One problem with rushing a treatment to market (aside from the obvious side effects and toxicity risks) is that you sometimes end up with a treatment that works but you have no idea why it works. This has happened with some drugs in the past. We've started testing them and found that they worked really well. So we stopped the clinical trials early in order to rush the drug to market quickly for perfectly appropriate humanitarian reasons. After all if you have a drug that you know works then it's pretty cruel to withhold it from someone who would benefit. The problem is that sometimes we know a drug works before we know why or how it works.

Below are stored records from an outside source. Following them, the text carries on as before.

typedef float v2f __attribute__((ext_vector_type(2)));
struct __attribute__((aligned(4))) uint2_a4 { unsigned x, y; };
typedef float v4f __attribute__((ext_vector_type(4)));

__device__ __forceinline__ v4f ld4(const lvl_t* p) {
    const uint2 q = *reinterpret_cast<const uint2*>(p);
    v4f o;
    o.x = (float)(int)(short)(q.x & 0xffffu); o.y = (float)((int)q.x >> 16);
    o.z = (float)(int)(short)(q.y & 0xffffu); o.w = (float)((int)q.y >> 16);
    return o;
}
__device__ __forceinline__ float ld1(const lvl_t* p) { return (float)(int)*p; }
__device__ __forceinline__ int sat16(float v) {
    int q = (int)rintf(v);
    q = q < -32768 ? -32768 : (q > 32767 ? 32767 : q);
    return q;
}
__device__ __forceinline__ float gray48(const uint8_t* p) {
    return (float)(((1868 * (int)p[0] + 9617 * (int)p[1] + 4899 * (int)p[2] + 8192) >> 14) * FIXPT_SCALE);
}

__device__ __forceinline__ int xcd_remap(int bid, int nb) {
    const int q = nb >> 3, r = nb & 7, xcd = bid & 7, local = bid >> 3;
    const int base = xcd < r ? xcd * (q + 1) : r * (q + 1) + (xcd - r) * q;
    return base + local;
}

template <int J, int NPP, class F> __device__ __forceinline__ bool static_rows(F& f) {
    if constexpr (J < NPP) { if (!f(std::integral_constant<int, J>{})) return false; return static_rows<J + 1, NPP>(f); }
    else return true;
}

struct Blur16Args {
    const lvl_t* src;
    const uint8_t* bgr[SIFT_BATCH_MAX];
    int bgr_ws[SIFT_BATCH_MAX];
    lvl_t* dst;
    lvl_t* ds;
    int w, h;
    int tiles_x, tiles_y;
    float k[2 * MAX_R + 1];
    float kp[2 * (MAX_R + 1)];
    size_t fstride;
    int nb;
};

constexpr int T16W = 64, T16H = 32;
template <int R, bool BGR>
__global__ __launch_bounds__(256) void blur16_tile(Blur16Args a) {
    constexpr int ROWS = T16H + 2 * R, COLS = T16W + 2 * R, PIN = COLS | 1, PMID = T16W + 4;
    __shared__ float s_in[ROWS * PIN];
    __shared__ __attribute__((aligned(16))) float s_mid[ROWS * PMID];
    const int tid = threadIdx.x, fr = blockIdx.y;
    const int tile = xcd_remap(blockIdx.x, a.tiles_x * a.tiles_y);
    const int ty = tile / a.tiles_x, tx = tile - ty * a.tiles_x;
    const int x0 = tx * T16W, y0 = ty * T16H;
    const lvl_t* src = BGR ? nullptr : a.src + (size_t)fr * a.fstride;
    const uint8_t* bgr = a.bgr[0]; int bws = a.bgr_ws[0];
    if (BGR) {
#pragma unroll
        for (int q = 1; q < SIFT_BATCH_MAX; q++) if (fr == q) { bgr = a.bgr[q]; bws = a.bgr_ws[q]; }
    }
    lvl_t* dst = a.dst + (size_t)fr * a.fstride;
    for (int idx = tid; idx < ROWS * COLS; idx += 256) {
        const int ry = idx / COLS, rx = idx - ry * COLS;
        const int gy = reflect101(y0 - R + ry, a.h), gx = reflect101(x0 - R + rx, a.w);
        s_in[ry * PIN + rx] = BGR ? gray48(bgr + (size_t)gy * bws + 3 * gx) : ld1(src + (size_t)gy * a.w + gx);
    }
    __syncthreads();
    for (int item = tid; item < ROWS * (T16W / 4); item += 256) {
        const int xg = item / ROWS, row = item - xg * ROWS;
        const float* in = s_in + row * PIN + 4 * xg;
        float e[2 * R + 4];
#pragma unroll
        for (int m = 0; m < 2 * R + 4; m++) e[m] = in[m];
        float acc[4];
#pragma unroll
        for (int q = 0; q < 4; q++) acc[q] = a.k[0] * e[q];
#pragma unroll
        for (int i = 1; i <= 2 * R; i++) {
#pragma unroll
            for (int q = 0; q < 4; q++) { const float p = a.k[i] * e[q + i]; acc[q] = acc[q] + p; }
        }
        *reinterpret_cast<v4f*>(s_mid + row * PMID + 4 * xg) = (v4f){acc[0], acc[1], acc[2], acc[3]};
    }
    __syncthreads();
    for (int item = tid; item < T16H * (T16W / 4); item += 256) {
        const int yy = item / (T16W / 4), xg = item - yy * (T16W / 4);
        const float* mid = s_mid + (yy + R) * PMID + 4 * xg;
        v4f acc = *reinterpret_cast<const v4f*>(mid) * a.k[R];
#pragma unroll
        for (int j = 1; j <= R; j++) {
            const v4f sm = *reinterpret_cast<const v4f*>(mid + j * PMID) + *reinterpret_cast<const v4f*>(mid - j * PMID);
            const v4f p = sm * a.k[R + j];
            acc = acc + p;
        }
        const int gx = x0 + 4 * xg, gy = y0 + yy;
        if (gy >= a.h) continue;
        const int o0 = sat16(acc.x), o1 = sat16(acc.y), o2 = sat16(acc.z), o3 = sat16(acc.w);
        lvl_t* d = dst + (size_t)gy * a.w + gx;
        if (gx + 3 < a.w && (a.w & 3) == 0) {
            *reinterpret_cast<uint2*>(d) = make_uint2((unsigned)(o0 & 0xffff) | ((unsigned)o1 << 16), (unsigned)(o2 & 0xffff) | ((unsigned)o3 << 16));
        } else {
            if (gx < a.w) d[0] = (lvl_t)o0;
            if (gx + 1 < a.w) d[1] = (lvl_t)o1;
            if (gx + 2 < a.w) d[2] = (lvl_t)o2;
            if (gx + 3 < a.w) d[3] = (lvl_t)o3;
        }
        if (a.ds && !(gy & 1) && (gy >> 1) < (a.h >> 1)) {
            lvl_t* q = a.ds + (size_t)fr * a.fstride + (size_t)(gy >> 1) * (a.w >> 1);
            if ((gx >> 1) < (a.w >> 1)) q[gx >> 1] = (lvl_t)o0;
            if (((gx + 2) >> 1) < (a.w >> 1)) q[(gx + 2) >> 1] = (lvl_t)o2;
        }
    }
}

Part of clinical trials is figuring out if a treatment will work. The other part which is sometimes even more important is figuring out why a treatment works so that we can build off that information in the future. If you skip or stop clinical trials early you sometimes end up losing this critical information. If we don't know why something works it's pretty hard to make further progress in developing even better treatments.
The point is... while this epidemic is going on, it will be very hard to control the study. Most Ebola outbreaks affect less than a few hundred people. There are enough people in Africa infected now that if you limit access to this Vaccine a whole cottage industry will likely spring up around it. Just like it did over AZT in the 80s. Do YOU want to be the healthcare worker guarding the stash of drugs that's the only hope for survival to the teaming throngs surrounding your clinic?
Give it to everyone, hope for the best, when the worst is over start your study.